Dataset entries
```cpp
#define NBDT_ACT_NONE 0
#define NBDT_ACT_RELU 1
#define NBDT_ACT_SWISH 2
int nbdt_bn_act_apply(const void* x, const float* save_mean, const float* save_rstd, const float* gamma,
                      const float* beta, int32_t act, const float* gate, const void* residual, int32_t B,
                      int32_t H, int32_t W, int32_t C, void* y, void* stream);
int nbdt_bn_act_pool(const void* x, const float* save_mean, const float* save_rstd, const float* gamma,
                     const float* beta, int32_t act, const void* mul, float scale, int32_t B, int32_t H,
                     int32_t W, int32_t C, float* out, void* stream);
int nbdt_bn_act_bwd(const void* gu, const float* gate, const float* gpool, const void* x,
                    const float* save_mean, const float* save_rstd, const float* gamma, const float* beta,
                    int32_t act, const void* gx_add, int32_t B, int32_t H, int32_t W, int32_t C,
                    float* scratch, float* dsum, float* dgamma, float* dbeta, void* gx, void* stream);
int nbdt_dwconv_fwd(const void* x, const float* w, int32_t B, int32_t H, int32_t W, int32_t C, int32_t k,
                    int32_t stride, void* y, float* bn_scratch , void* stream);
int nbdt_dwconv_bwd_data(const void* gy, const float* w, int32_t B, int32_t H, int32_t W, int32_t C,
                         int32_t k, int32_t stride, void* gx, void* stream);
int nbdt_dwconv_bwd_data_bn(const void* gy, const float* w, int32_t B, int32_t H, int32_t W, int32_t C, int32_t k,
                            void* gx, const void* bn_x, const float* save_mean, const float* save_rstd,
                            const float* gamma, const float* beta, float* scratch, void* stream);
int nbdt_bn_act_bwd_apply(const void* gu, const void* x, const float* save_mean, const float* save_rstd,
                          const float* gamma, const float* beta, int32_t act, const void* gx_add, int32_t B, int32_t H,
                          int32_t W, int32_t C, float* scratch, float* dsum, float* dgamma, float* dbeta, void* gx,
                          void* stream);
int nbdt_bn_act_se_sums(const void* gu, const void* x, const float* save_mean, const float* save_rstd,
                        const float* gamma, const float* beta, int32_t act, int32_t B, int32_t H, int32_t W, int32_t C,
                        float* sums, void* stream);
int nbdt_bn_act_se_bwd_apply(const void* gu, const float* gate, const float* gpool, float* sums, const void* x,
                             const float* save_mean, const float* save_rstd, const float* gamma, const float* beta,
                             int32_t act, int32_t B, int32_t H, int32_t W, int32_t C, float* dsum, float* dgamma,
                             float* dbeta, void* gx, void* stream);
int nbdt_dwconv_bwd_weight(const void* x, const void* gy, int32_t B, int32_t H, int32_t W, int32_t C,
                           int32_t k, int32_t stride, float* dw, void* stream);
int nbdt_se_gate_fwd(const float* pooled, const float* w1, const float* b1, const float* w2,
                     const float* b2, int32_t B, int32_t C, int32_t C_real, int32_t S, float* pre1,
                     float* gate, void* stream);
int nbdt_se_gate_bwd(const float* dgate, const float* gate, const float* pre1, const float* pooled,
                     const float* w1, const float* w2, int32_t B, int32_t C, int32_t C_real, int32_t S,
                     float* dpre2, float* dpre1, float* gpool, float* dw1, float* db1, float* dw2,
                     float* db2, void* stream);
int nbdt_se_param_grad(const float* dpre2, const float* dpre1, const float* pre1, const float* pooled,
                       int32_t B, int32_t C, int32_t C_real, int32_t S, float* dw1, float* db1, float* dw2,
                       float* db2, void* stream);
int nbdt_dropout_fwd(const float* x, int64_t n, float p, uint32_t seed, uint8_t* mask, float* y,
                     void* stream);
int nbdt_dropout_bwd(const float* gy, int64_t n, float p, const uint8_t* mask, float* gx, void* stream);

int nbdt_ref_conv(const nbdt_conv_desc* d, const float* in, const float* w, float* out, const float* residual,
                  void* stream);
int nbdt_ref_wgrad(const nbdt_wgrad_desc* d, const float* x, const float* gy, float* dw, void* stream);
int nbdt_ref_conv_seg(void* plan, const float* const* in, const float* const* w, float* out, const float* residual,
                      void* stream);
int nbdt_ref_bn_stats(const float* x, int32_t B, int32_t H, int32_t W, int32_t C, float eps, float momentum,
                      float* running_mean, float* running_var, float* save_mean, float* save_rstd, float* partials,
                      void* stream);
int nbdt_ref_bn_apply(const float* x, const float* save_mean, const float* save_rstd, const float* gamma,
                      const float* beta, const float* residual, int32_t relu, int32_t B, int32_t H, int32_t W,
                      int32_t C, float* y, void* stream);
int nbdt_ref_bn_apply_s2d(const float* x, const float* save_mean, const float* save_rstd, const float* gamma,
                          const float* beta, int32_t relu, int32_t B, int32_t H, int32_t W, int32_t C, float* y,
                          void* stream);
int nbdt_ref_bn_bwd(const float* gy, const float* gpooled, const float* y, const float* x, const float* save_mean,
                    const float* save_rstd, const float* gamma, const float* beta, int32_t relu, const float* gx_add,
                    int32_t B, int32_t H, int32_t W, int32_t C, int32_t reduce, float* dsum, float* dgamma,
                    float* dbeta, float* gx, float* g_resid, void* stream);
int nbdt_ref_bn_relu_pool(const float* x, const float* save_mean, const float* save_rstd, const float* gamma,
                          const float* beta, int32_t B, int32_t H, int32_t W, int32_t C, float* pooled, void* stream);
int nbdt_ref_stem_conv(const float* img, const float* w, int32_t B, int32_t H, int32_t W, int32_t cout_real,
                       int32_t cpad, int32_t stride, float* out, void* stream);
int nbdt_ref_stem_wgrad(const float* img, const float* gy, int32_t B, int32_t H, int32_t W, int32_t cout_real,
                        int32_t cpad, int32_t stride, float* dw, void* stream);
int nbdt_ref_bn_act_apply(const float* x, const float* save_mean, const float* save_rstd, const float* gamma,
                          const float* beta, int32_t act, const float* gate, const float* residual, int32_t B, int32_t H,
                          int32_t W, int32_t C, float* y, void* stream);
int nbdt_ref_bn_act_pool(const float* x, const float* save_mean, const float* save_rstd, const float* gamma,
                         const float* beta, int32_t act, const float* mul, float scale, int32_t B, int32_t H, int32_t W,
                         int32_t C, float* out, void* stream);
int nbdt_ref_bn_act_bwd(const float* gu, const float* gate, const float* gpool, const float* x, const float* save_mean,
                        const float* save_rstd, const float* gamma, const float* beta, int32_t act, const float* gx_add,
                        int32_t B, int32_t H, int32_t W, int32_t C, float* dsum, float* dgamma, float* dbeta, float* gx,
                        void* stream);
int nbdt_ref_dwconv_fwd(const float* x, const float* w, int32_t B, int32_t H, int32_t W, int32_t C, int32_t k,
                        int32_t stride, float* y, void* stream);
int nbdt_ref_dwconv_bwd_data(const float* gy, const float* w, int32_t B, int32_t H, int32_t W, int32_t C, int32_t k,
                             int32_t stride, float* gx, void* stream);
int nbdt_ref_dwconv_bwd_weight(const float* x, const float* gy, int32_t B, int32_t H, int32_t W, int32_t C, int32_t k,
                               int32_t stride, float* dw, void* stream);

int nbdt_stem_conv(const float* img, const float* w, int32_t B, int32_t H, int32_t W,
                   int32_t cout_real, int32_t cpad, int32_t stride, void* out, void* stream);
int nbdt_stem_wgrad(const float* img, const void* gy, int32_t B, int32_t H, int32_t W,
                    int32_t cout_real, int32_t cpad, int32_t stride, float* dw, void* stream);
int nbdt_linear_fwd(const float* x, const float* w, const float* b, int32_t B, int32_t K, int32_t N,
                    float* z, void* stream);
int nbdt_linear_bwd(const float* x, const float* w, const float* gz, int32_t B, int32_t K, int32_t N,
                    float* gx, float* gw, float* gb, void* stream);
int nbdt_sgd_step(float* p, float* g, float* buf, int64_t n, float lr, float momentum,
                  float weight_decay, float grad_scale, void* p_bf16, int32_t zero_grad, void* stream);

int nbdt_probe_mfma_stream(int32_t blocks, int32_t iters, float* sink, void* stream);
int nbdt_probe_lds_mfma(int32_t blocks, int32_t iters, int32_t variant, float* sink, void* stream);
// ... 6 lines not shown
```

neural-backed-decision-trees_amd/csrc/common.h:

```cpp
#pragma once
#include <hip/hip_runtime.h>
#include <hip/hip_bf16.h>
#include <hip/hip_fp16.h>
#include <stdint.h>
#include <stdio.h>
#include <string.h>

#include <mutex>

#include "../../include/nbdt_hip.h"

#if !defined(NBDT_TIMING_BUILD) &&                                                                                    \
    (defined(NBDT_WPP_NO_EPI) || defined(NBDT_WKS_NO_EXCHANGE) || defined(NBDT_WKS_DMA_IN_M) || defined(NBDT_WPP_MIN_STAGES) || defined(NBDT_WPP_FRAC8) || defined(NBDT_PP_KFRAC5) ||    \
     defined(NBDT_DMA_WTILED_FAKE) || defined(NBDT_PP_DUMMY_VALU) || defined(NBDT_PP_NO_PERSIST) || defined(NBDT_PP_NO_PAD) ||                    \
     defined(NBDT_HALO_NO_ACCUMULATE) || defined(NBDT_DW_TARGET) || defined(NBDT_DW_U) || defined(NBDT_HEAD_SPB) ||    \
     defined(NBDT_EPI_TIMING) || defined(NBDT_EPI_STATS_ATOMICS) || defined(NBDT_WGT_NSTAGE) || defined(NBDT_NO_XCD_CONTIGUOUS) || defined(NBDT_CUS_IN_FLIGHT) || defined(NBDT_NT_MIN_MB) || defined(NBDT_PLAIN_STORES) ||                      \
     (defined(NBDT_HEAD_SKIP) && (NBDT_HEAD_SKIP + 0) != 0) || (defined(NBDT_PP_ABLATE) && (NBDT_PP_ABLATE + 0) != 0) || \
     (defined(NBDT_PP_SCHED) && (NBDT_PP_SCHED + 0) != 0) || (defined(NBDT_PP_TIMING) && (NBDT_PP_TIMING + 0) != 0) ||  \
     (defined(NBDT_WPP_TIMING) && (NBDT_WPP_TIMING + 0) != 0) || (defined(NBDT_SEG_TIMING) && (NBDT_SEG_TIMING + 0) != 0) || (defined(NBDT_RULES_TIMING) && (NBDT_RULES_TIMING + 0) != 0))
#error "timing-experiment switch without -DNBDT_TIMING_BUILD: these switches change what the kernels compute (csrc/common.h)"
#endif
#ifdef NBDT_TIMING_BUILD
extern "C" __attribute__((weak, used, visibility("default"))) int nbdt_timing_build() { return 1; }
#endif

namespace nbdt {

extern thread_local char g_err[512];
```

→ WHAT TO WORK ON: Please work out how many lines in the records hold the string "csrc", and give only the number.

→ ANSWER FOR THIS EXERCISE: 2